The experts being thus at loggerheads, let us examine the case on its merits.

The art and archaeology of China, Japan and the Orient in general are far better known than those of Alaska. A group of vessels displaying a new type of form and art would be much less likely to appear from China or Japan than from Alaska, the archaeology of which is as yet hardly touched.

It is unthinkable that an ordinary fishing junk from the Japanese coast would carry with it three or four heavy ornate carved stone objects of an entirely unknown type. The objects which such a vessel would carry would be of the most common, utilitarian character. Neither is it credible that several such boats would each carry one such vessel of a type not before known, nor that, the ships having been wrecked on the coast, the bowls would have floated ashore to be later excavated. An overland journey from the Orient across Bering Straits would seem to be equally unlikely considering the weight of the specimens, one of them weighing upwards of sixty pounds, and the absence of wheeled vehicles, draught animals and roads.
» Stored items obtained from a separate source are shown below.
GAR_HD void put_delete_chain(const DevTables &T, OpSink &s, u32 obj, u32 kind, u32 acc) {
  const gar_actual &A = T.a;
  u32 lb = A.acc_lis_begin[acc], le = A.acc_lis_begin[acc + 1];
  u32 lis = GAR_NONE, eg = GAR_NONE;
  if (le - lb == 1) {
    lis = lb;
    u32 eb = A.lis_eg_begin[lis], ee = A.lis_eg_begin[lis + 1];
    if (ee - eb == 1) eg = eb;
// ... 134 lines not shown
    const bool later = go && prev_lb != GAR_NONE;
    if (later) ga_later_step(T, W, i, kind, okey, jb, j, lb, prev_lb, pending, s, &ev);
    go = go && !later;
    OwnRange oc = go ? own_accs(W, i) : OwnRange{0, 0};
    Str lb_arn = go ? mkstr(A.slab, A.lb_arn[lb]) : Str{A.slab, 0};
    u32 nacc = 0;
    for (;;) {
      bool a = go && !stop && oc.pos < oc.end;
      if (!GAR_ANY(a)) break;
      u32 acc = a ? W.own[oc.pos++].row : GAR_NONE;
      if (a) nacc++;
      AccDigest d;
      d.flags = 0;
      if (a) d = W.acc_digest[acc];
      if (u_accelerator_changed(T, W, a, i, dv, kind, acc, d, okey, lb_dns)) s.put(GAR_OP_HEAD(GAR_OP_GA_UPDATE_ACCEL, GAR_CTRL_GA, kind), i, j, acc, lb, GAR_NONE);
      u32 eg = GAR_NONE;
      if (a) {
        if (d.flags & ACCD_LIS_MANY) {
          result = GAR_STATUS(GAR_ST_ERR_RETRY, GAR_D_TOO_MANY_LISTENERS, ev);
          stop = true;
        } else if (d.flags & ACCD_LIS_NONE) {
          s.put(GAR_OP_HEAD(GAR_OP_GA_CREATE_LISTENER, GAR_CTRL_GA, kind), i, j, acc, GAR_NONE, GAR_NONE);
          s.put(GAR_OP_HEAD(GAR_OP_GA_CREATE_EG, GAR_CTRL_GA, kind), i, j, acc, GAR_NONE, lb);
        } else {
          u32 lis = d.lis;
          bool want_udp = kind == GAR_KIND_SERVICE && (dv & GAR_DV_PROTO_UDP);
          bool changed = ((d.flags & ACCD_LIS_UDP) != 0) != want_udp;
          if (!changed) {
            PortList want = desired_ports(T, W, i);
            if (d.n_ports <= 2 && want.n == d.n_ports && (d.n_ports < 1 || want.p[0] == d.port0) && (d.n_ports < 2 || (want.p[1] == d.port1 && d.port0 != d.port1))) changed = false;
            else changed = ports_changed(PortList{A.pr_from + d.pr_begin, d.n_ports == 0xFFFF ? A.lis_pr_begin[lis + 1] - d.pr_begin : d.n_ports}, want);
          }
          if (changed) s.put(GAR_OP_HEAD(GAR_OP_GA_UPDATE_LISTENER, GAR_CTRL_GA, kind), i, j, acc, lis, GAR_NONE);
          if (d.flags & ACCD_EG_MANY) {
            result = GAR_STATUS(GAR_ST_ERR_RETRY, GAR_D_TOO_MANY_EGS, ev);
            stop = true;
          } else if (d.flags & ACCD_EG_NONE) {
            s.put(GAR_OP_HEAD(GAR_OP_GA_CREATE_EG, GAR_CTRL_GA, kind), i, j, acc, lis, lb);
          } else {
            eg = d.eg;
          }
        }
      }
      bool contains = false;
      u32 nep = eg != GAR_NONE ? (d.n_eps == 0xFFFF ? A.eg_ep_begin[eg + 1] - d.ep_begin : d.n_eps) : 0;
      for (u32 x = 0;; x++) {
        bool more = !contains && x < nep;
        if (!GAR_ANY(more)) break;
        gar_str id = more ? (x == 0 ? d.ep0 : A.ep_id[d.ep_begin + x]) : 0;
        if (u_streq(more, mkstr(A.slab, id), lb_arn)) contains = true;
      }
      if (eg != GAR_NONE && !contains) s.put(GAR_OP_HEAD(GAR_OP_GA_UPDATE_EG, GAR_CTRL_GA, kind), i, j, acc, eg, lb);
    }
    if (go && !stop && nacc == 0) {
      s.put(GAR_OP_HEAD(GAR_OP_GA_CREATE_CHAIN, GAR_CTRL_GA, kind), i, j, lb, GAR_NONE, GAR_NONE);
      ev |= GAR_EV_CREATED;
      pending = true;
    }
    if ((go || later) && !stop) prev_lb = lb;
  }
  if (ensure && !stop) result = GAR_STATUS(GAR_ST_OK, 0, ev);
  return result;
}
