template <bool kMbEdge>
__device__ __forceinline__ void LfEdge(int *v, const LfLimits &lim, bool simple) {
  const int edge = kMbEdge ? lim.edge_mb : lim.edge_sb;
  const int p3 = v[0], p2 = v[1], p1 = v[2], p0 = v[3], q0 = v[4], q1 = v[5], q2 = v[6], q3 = v[7];
  const int d_p1q1 = p1 - q1, d_q0p0 = q0 - p0;
  const bool edge_ok = abs(d_q0p0) * 2 + (abs(d_p1q1) >> 1) <= edge;
  const int s = clamp128(d_p1q1);
  if (simple) {
    const int a = clamp128(s + 3 * d_q0p0);
    const int f1 = min(a + 4, 127) >> 3, f2 = min(a + 3, 127) >> 3;
    v[3] = AddClamp255(p0, edge_ok ? f2 : 0);
    v[4] = AddClamp255(q0, edge_ok ? -f1 : 0);
    return;
  }
  const int a_p1p0 = abs(p1 - p0), a_q1q0 = abs(q1 - q0);
  const int interior = max(max(max(abs(p3 - p2), abs(p2 - p1)), a_p1p0), max(max(a_q1q0, abs(q1 - q2)), abs(q2 - q3)));
  const bool on = edge_ok && interior <= lim.interior;
  const bool hev = max(a_p1p0, a_q1q0) > lim.hev;
  if (kMbEdge) {
    const int w = clamp128(s + 3 * d_q0p0);
    const int f1 = min(w + 4, 127) >> 3, f2 = min(w + 3, 127) >> 3;
    const int a27 = (27 * w + 63) >> 7, a18 = (18 * w + 63) >> 7, a9 = (9 * w + 63) >> 7;
    const int dp0 = on ? (hev ? f2 : a27) : 0, dq0 = on ? (hev ? f1 : a27) : 0;
    const int d1 = (on && !hev) ? a18 : 0, d2 = (on && !hev) ? a9 : 0;
    v[1] = AddClamp255(p2, d2);
    v[2] = AddClamp255(p1, d1);
    v[3] = AddClamp255(p0, dp0);
    v[4] = AddClamp255(q0, -dq0);
    v[5] = AddClamp255(q1, -d1);
    v[6] = AddClamp255(q2, -d2);
  } else {
    const int a = clamp128((hev ? s : 0) + 3 * d_q0p0);
    const int f1 = min(a + 4, 127) >> 3, f2 = min(a + 3, 127) >> 3;
    const int a2 = (on && !hev) ? ((f1 + 1) >> 1) : 0;
    v[2] = AddClamp255(p1, a2);
    v[3] = AddClamp255(p0, on ? f2 : 0);
    v[4] = AddClamp255(q0, on ? -f1 : 0);
    v[5] = AddClamp255(q1, -a2);
  }
}

__global__ void __launch_bounds__(256) BorderKernel(const DevFrameJob *__restrict__ jobs) {
  const DevFrameJob &job = jobs[blockIdx.y];
  for (int pl = 0; pl < 3; ++pl) {
    uint8_t *base = pl == 0 ? job.cur.y : (pl == 1 ? job.cur.u : job.cur.v);
    const int pitch = pl == 0 ? job.pitch_y : job.pitch_c;
    const int w = job.mb_cols * (pl == 0 ? 16 : 8), h = job.mb_rows * (pl == 0 ? 16 : 8);
    const int side_items = h * 8;
    const int vecs = (w + 2 * kBorder) / 8;
    const int total = side_items + vecs * 2 * kBorder;
    for (int t = blockIdx.x * blockDim.x + threadIdx.x; t < total; t += gridDim.x * blockDim.x) {
      if (t < side_items) {
        const int row = t >> 3, part = t & 7;
        uint8_t *rowp = base + (ptrdiff_t)row * pitch;
        const unsigned v = (part < 4 ? rowp[0] : rowp[w - 1]) * 0x01010101u;
        uint8_t *d = part < 4 ? rowp - kBorder + 8 * part : rowp + w + 8 * (part - 4);
        *reinterpret_cast<uint2 *>(d) = make_uint2(v, v);
      } else {
        const int u = t - side_items;
        const int k = u / vecs, x8 = (u - k * vecs) * 8 - kBorder;
        const int src_row = k < kBorder ? 0 : h - 1;
        const int dst_row = k < kBorder ? k - kBorder : h + (k - kBorder);
        const uint8_t *srow = base + (ptrdiff_t)src_row * pitch;
        uint2 v;
        if (x8 < 0) {
          const unsigned e = srow[0] * 0x01010101u;
          v = make_uint2(e, e);
        } else if (x8 >= w) {
          const unsigned e = srow[w - 1] * 0x01010101u;
          v = make_uint2(e, e);
        } else {
          v = *reinterpret_cast<const uint2 *>(srow + x8);
        }
        *reinterpret_cast<uint2 *>(base + (ptrdiff_t)dst_row * pitch + x8) = v;
      }
    }
  }
}
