+    const int lane = threadIdx.x & 63;
+    const int col = lane & 31, q = col & 3;
+    unsigned long long stream = ((unsigned long long)blockIdx.x * (kBlock / 64) + (threadIdx.x >> 6)) * 2 + (lane >> 5);
+    if (stream >= nstreams)
+        stream = nstreams - 1;
+    unsigned long long o0 = row_begin + stream * T;
+    if (o0 + T > row_end)
+        o0 = row_end - T;
+    const long long lead = (long long)fo.lead_rows;
+    const long long in0 = (long long)o0 - lead;
+
+    HopState s;
+    {
+        const unsigned lo = __builtin_amdgcn_readfirstlane((unsigned)(unsigned long long)in0);
+        const unsigned hi = __builtin_amdgcn_readfirstlane((unsigned)((unsigned long long)in0 >> 32));
+        long long base_row = (long long)(((unsigned long long)hi << 32) | lo);
+        if (base_row < 0)
+            base_row = 0;
+        const unsigned long long end_row = row_end + (unsigned long long)(M - lead) - 1;
+        const unsigned long long bytes = (end_row - (unsigned long long)base_row) * 32;
+        s.ld.rsrc = __builtin_amdgcn_make_buffer_rsrc(const_cast<uint8_t *>(seq) + base_row * 32, 0,
+                                                      (int)(bytes < 0xffffffffull ? bytes : 0xffffffffull), 0x00020000);
+        s.ld.next = (unsigned)((in0 + q - base_row) * 32) + (unsigned)(col >> 2) * 4u;
+    }
+    s.sh = 24u - 8u * (unsigned)q;
+    s.tsb = table_stride(M) * 4u;
+    const unsigned phi = (unsigned)(q + 1) & 3u;
+    s.odd = (phi & 1u) != 0;
+    s.high = (phi & 2u) != 0;
+    s.op = out + ((o0 - row_begin) + phi) * 32 + (col >> 2) * 4;
+
+    float A[M], E[8];
+#pragma unroll
+    for (int j = 0; j < M; ++j)
+        A[j] = 0.0f;
+#pragma unroll
+    for (int j = 0; j < 8; ++j)
+        E[j] = 0.0f;
+    if (in0 + q >= 0) {
+        s.D[0] = s.ld.load();
+    } else {
+        s.D[0] = 0;
+        s.ld.next += 128;
+    }
+    s.D[1] = s.ld.load();
+    s.D[2] = s.ld.load();
+    s.D[3] = 0;
+    hop_block<0, true>(s.D, s.syms, s.sh, s.ld);
+
+    hop_fill<M>(A, E, s, std::make_integer_sequence<int, M + 2>{});
+    const unsigned halves = (unsigned)((T - hop_drain_steps(M)) / 8);
+    for (unsigned it = 0; it < halves / 2; ++it)
+        hop_main<M>(A, E, s, std::make_integer_sequence<int, 16>{});
+    if (halves & 1u) {
+        hop_main<M>(A, E, s, std::make_integer_sequence<int, 8>{});
+        unsigned t = s.D[0];
+        s.D[0] = s.D[2];
+        s.D[2] = t;
+        t = s.D[1];
+        s.D[1] = s.D[3];
+        s.D[3] = t;
+    }
+    hop_drain<M>(A, E, s, std::make_integer_sequence<int, hop_drain_steps(M)>{});
+}
+
+template <int M>
+hipError_t score_c32_hop_launch(dim3 grid, size_t lds_bytes, hipStream_t stream, const uint8_t *seq, const float *table, int K,
+                                unsigned long long row_begin, unsigned long long row_end, unsigned long long T,
+                                unsigned long long nstreams, float *out, FusedOut fo)
+{
+    hipLaunchKernelGGL((score_c32_hop<M>), grid, dim3(kBlock), lds_bytes, stream, seq, table, K, row_begin, row_end, T, nstreams,
+                       out, fo);
+    return hipGetLastError();
+}
+
+}
diff --git a/lightmotif_amd/csrc/score_hop_inst.hip b/lightmotif_amd/csrc/score_hop_inst.hip
--- /dev/null
+++ b/lightmotif_amd/csrc/score_hop_inst.hip
@@ -0,0 +1,16 @@
+#include "score_hop.hpp"
+#include "score_registry.hpp"
+
+namespace lm {
+
+template <int M>
+static void register_hop(const KernelRegistry &r)
+{
+    r.c32[M][SLOT_STORE_HOP] = &score_c32_hop_launch<M>;
+    if constexpr (M + 4 <= kMaxFastM)
+        register_hop<M + 4>(r);
+}
+
+void register_score_hop(const KernelRegistry &r) { register_hop<4>(r); }
+
+}
diff --git a/lightmotif_amd/csrc/score_kernels.hpp b/lightmotif_amd/csrc/score_kernels.hpp
--- a/lightmotif_amd/csrc/score_kernels.hpp
+++ b/lightmotif_amd/csrc/score_kernels.hpp
@@ -35,7 +35,7 @@
 enum : int { MODE_STORE = 0, MODE_ARGMAX = 1, MODE_THRESHOLD = 2, MODE_STORE_ARGMAX = 3, MODE_CONTINUE = 4,
              MODE_STORE_TRACK = 5 };
 enum : int { SLOT_STORE = MODE_STORE, SLOT_ARGMAX = MODE_ARGMAX, SLOT_THRESHOLD = MODE_THRESHOLD, SLOT_STORE_QL,
-             SLOT_STORE_ARGMAX, SLOT_CONTINUE, SLOT_STORE_C16, SLOT_STORE_TRACK, kRegistrySlots };
+             SLOT_STORE_ARGMAX, SLOT_CONTINUE, SLOT_STORE_C16, SLOT_STORE_TRACK, SLOT_STORE_HOP, kRegistrySlots };
 constexpr bool mode_stores(int mode)
 {
     return mode == MODE_STORE || mode == MODE_STORE_ARGMAX || mode == MODE_CONTINUE || mode == MODE_STORE_TRACK;
diff --git a/lightmotif_amd/csrc/score_plan.hip b/lightmotif_amd/csrc/score_plan.hip
--- a/lightmotif_amd/csrc/score_plan.hip
+++ b/lightmotif_amd/csrc/score_plan.hip
@@ -2,6 +2,7 @@
 #include <cstring>
 #include <mutex>
 
+#include "score_hop.hpp"
 #include "score_launch.hpp"
 
 namespace lm {
@@ -31,6 +32,8 @@
     for (int m = 1; m <= kMaxStoreM; ++m)
         if (m <= kMaxFastM || (m <= kMaxLongM ? m % 4 == 0 : m % 8 == 0))
             check(g_c32[m][SLOT_STORE] && g_c32w[m][SLOT_STORE], "store", m);
+    for (int m = 4; m <= kMaxFastM; m += 4)
+        check(g_c32[m][SLOT_STORE_HOP], "quad-hopping store", m);
     for (int m = 2; m <= kMaxPairM; ++m)
         check(g_pre2[m], "pair scan", m);
     for (int m = 1; m <= kMaxFastM; ++m)
@@ -91,6 +94,26 @@
     if (M < 1 || M > kMaxFastM)
         return nullptr;
     return pairs ? g_u8_pairs[M] : wide ? g_u8w[M] : g_u8[M];
+}
+
+static unsigned long long store_hop_table(int M)
+{
+    switch (M) {
+    case 16: return 64;
+    default: return 0;
+    }
+}
+
+unsigned long long store_hop_rows(int M, int mode, unsigned long long forced)
+{
+    if (mode == 0 || M < 4 || M > kMaxFastM || M % 4 != 0 || !score_c32_lookup(M, SLOT_STORE_HOP))
+        return 0;
+    unsigned long long rows = store_hop_table(M);
+    if (!rows && mode < 2)
+        return 0;
+    rows = forced ? forced : rows ? rows : 64;
+    rows = std::max<unsigned long long>((rows + 4) / 8 * 8, (unsigned long long)hop_min_rows(M));
+    return std::min<unsigned long long>(rows, 1ull << 20);
 }
 
 const char *score_c32_name(int M, int mode)
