@@ -228,17 +294,9 @@
   if (C == 0) return NER_ERR_UNSUPPORTED;
   cudaStream_t st = static_cast<cudaStream_t>(stream);
   int R = rnn::rows_per_cluster(B, C);
-  if (H == 128 && (long)2 * ((B + 3) / 4) * C > ner_num_sms()) R = 8;
-#define GO(RR, HR)                                                                                          \
-  return activation == 1 ? launch_rec<RR, 1, HR>(xproj, wh_fw, wh_bw, seq_len, out, B, L, H, C, forget_bias, cu_seqlens, gates_out, cstate_out, hstate_out, keep_prob, seed, st) \
-                         : launch_rec<RR, 0, HR>(xproj, wh_fw, wh_bw, seq_len, out, B, L, H, C, forget_bias, cu_seqlens, gates_out, cstate_out, hstate_out, keep_prob, seed, st)
-  if (H == 128 && 4 * (H / C) <= 256) {
-    if (R == 8) GO(8, 32);
-    if (R == 2) GO(2, 32);
-    GO(1, 32);
-  }
-  if (R >= 4) GO(4, 0);
-  if (R == 2) GO(2, 0);
-  GO(1, 0);
-#undef GO
-}
+  if (row_order == nullptr && H == 128 && (long)2 * ((B + 3) / 4) * C > ner_num_sms()) R = 8;
+  return activation == 1 ? launch_forward<1>(R, xproj, wh_fw, wh_bw, seq_len, out, B, L, H, C, forget_bias, cu_seqlens,
+                                             row_order, gates_out, cstate_out, hstate_out, keep_prob, seed, st)
+                         : launch_forward<0>(R, xproj, wh_fw, wh_bw, seq_len, out, B, L, H, C, forget_bias, cu_seqlens,
+                                             row_order, gates_out, cstate_out, hstate_out, keep_prob, seed, st);
+}
diff --git a/chinesener_b200/csrc/predict_step.cu b/chinesener_b200/csrc/predict_step.cu
--- a/chinesener_b200/csrc/predict_step.cu
+++ b/chinesener_b200/csrc/predict_step.cu
@@ -9,6 +9,7 @@
   if (!cfg || B < 0 || L < 1 || rows < 0) return 0;
   const size_t H = (size_t)cfg->hidden_size, R = (size_t)rows, Hl = (size_t)lstm_hidden;
   return al256((size_t)(B + 1) * 4)
+         + al256((size_t)B * 4)
          + al256((size_t)B * L * 4)
          + al256(R * H * 4) + al256(R * H * 2)
          + al256(R * 8 * Hl * 4)
@@ -37,6 +38,7 @@
   cudaStream_t st = static_cast<cudaStream_t>(stream);
   uint8_t* p = static_cast<uint8_t*>(workspace);
   int32_t* cu = reinterpret_cast<int32_t*>(p);       p += al256((size_t)(B + 1) * 4);
+  int32_t* order = reinterpret_cast<int32_t*>(p);    p += al256((size_t)B * 4);
   int32_t* tok_src = reinterpret_cast<int32_t*>(p);  p += al256((size_t)B * L * 4);
   float* x32 = reinterpret_cast<float*>(p);          p += al256((size_t)n_packed * H * 4);
   void* x16 = p;                                     p += al256((size_t)n_packed * H * 2);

In view of these facts, and despite the discovery of the Chinese coin, it must be admitted that the importation of these bowls into Alaska from China or Japan is an untenable theory. Logically, also, it will be granted that such massive specimens are most likely to be encountered not far from their place of manufacture.

Examining the nature of these specimens closely, one observes first that they are made of volcanic tuff. Were the peculiarities of all the rocks of the world known and classified we might be able to settle the question of the provenience of these objects on this point alone, but tuff is too common a material. Suffice it to note, however, that the region of Kenai Peninsula, Alaska, is one of the most active volcanic districts in the world today; tuff and lava must be the main components of the land there.

The general form of these unique bowls is such that everyone who refers to them, whether he be proponent or opponent of the theory of their Oriental origin, speaks of them as “lamps.” The lamp, it should be noted at once, is probably the most characteristic feature of Eskimo culture. It is found among all the Eskimo groups from Labrador to Alaska, their very existence depending on it; conversely no other American primitive people possesses it. The part which the lamp plays in Eskimo life is of such importance that several deep studies have been made upon it, bringing out many vital and interesting points.2

The conclusions of Dr. Hough, the author of these studies, are of such interest and importance that I cannot forbear from quoting them verbatim: ” The conclusions reached are that the Eskimo, before he migrated from his pristine home, had the lamp, this utensil being a prerequisite to migration into high latitudes; that one of the most important functions of the lamp is for melting snow and ice for drinking water; that the lamp is employed for lighting, warming, cooking, melting snow, drying clothes and in the arts, thus combining in itself several functions which have been differentiated among civilized peoples; that the architecture of the house is related to the use of the lamp—the house is made non-conducting and low in order to utilize the heated air; that the lamp is a social factor, peculiarly the sign of the family unit, each head of the family (the woman) having her lamp; that the invention of the lamp took place on some seacoast, where fat of aquatic mammals of high fuel value was abundant, rather than in the interior, where the fat of land animals is of low fuel value; that the typical form of the lamps arises from an attempt to devise a vessel with a straight wick edge combined with a reservoir, giving the vessel an obovate or ellipsoidal shape.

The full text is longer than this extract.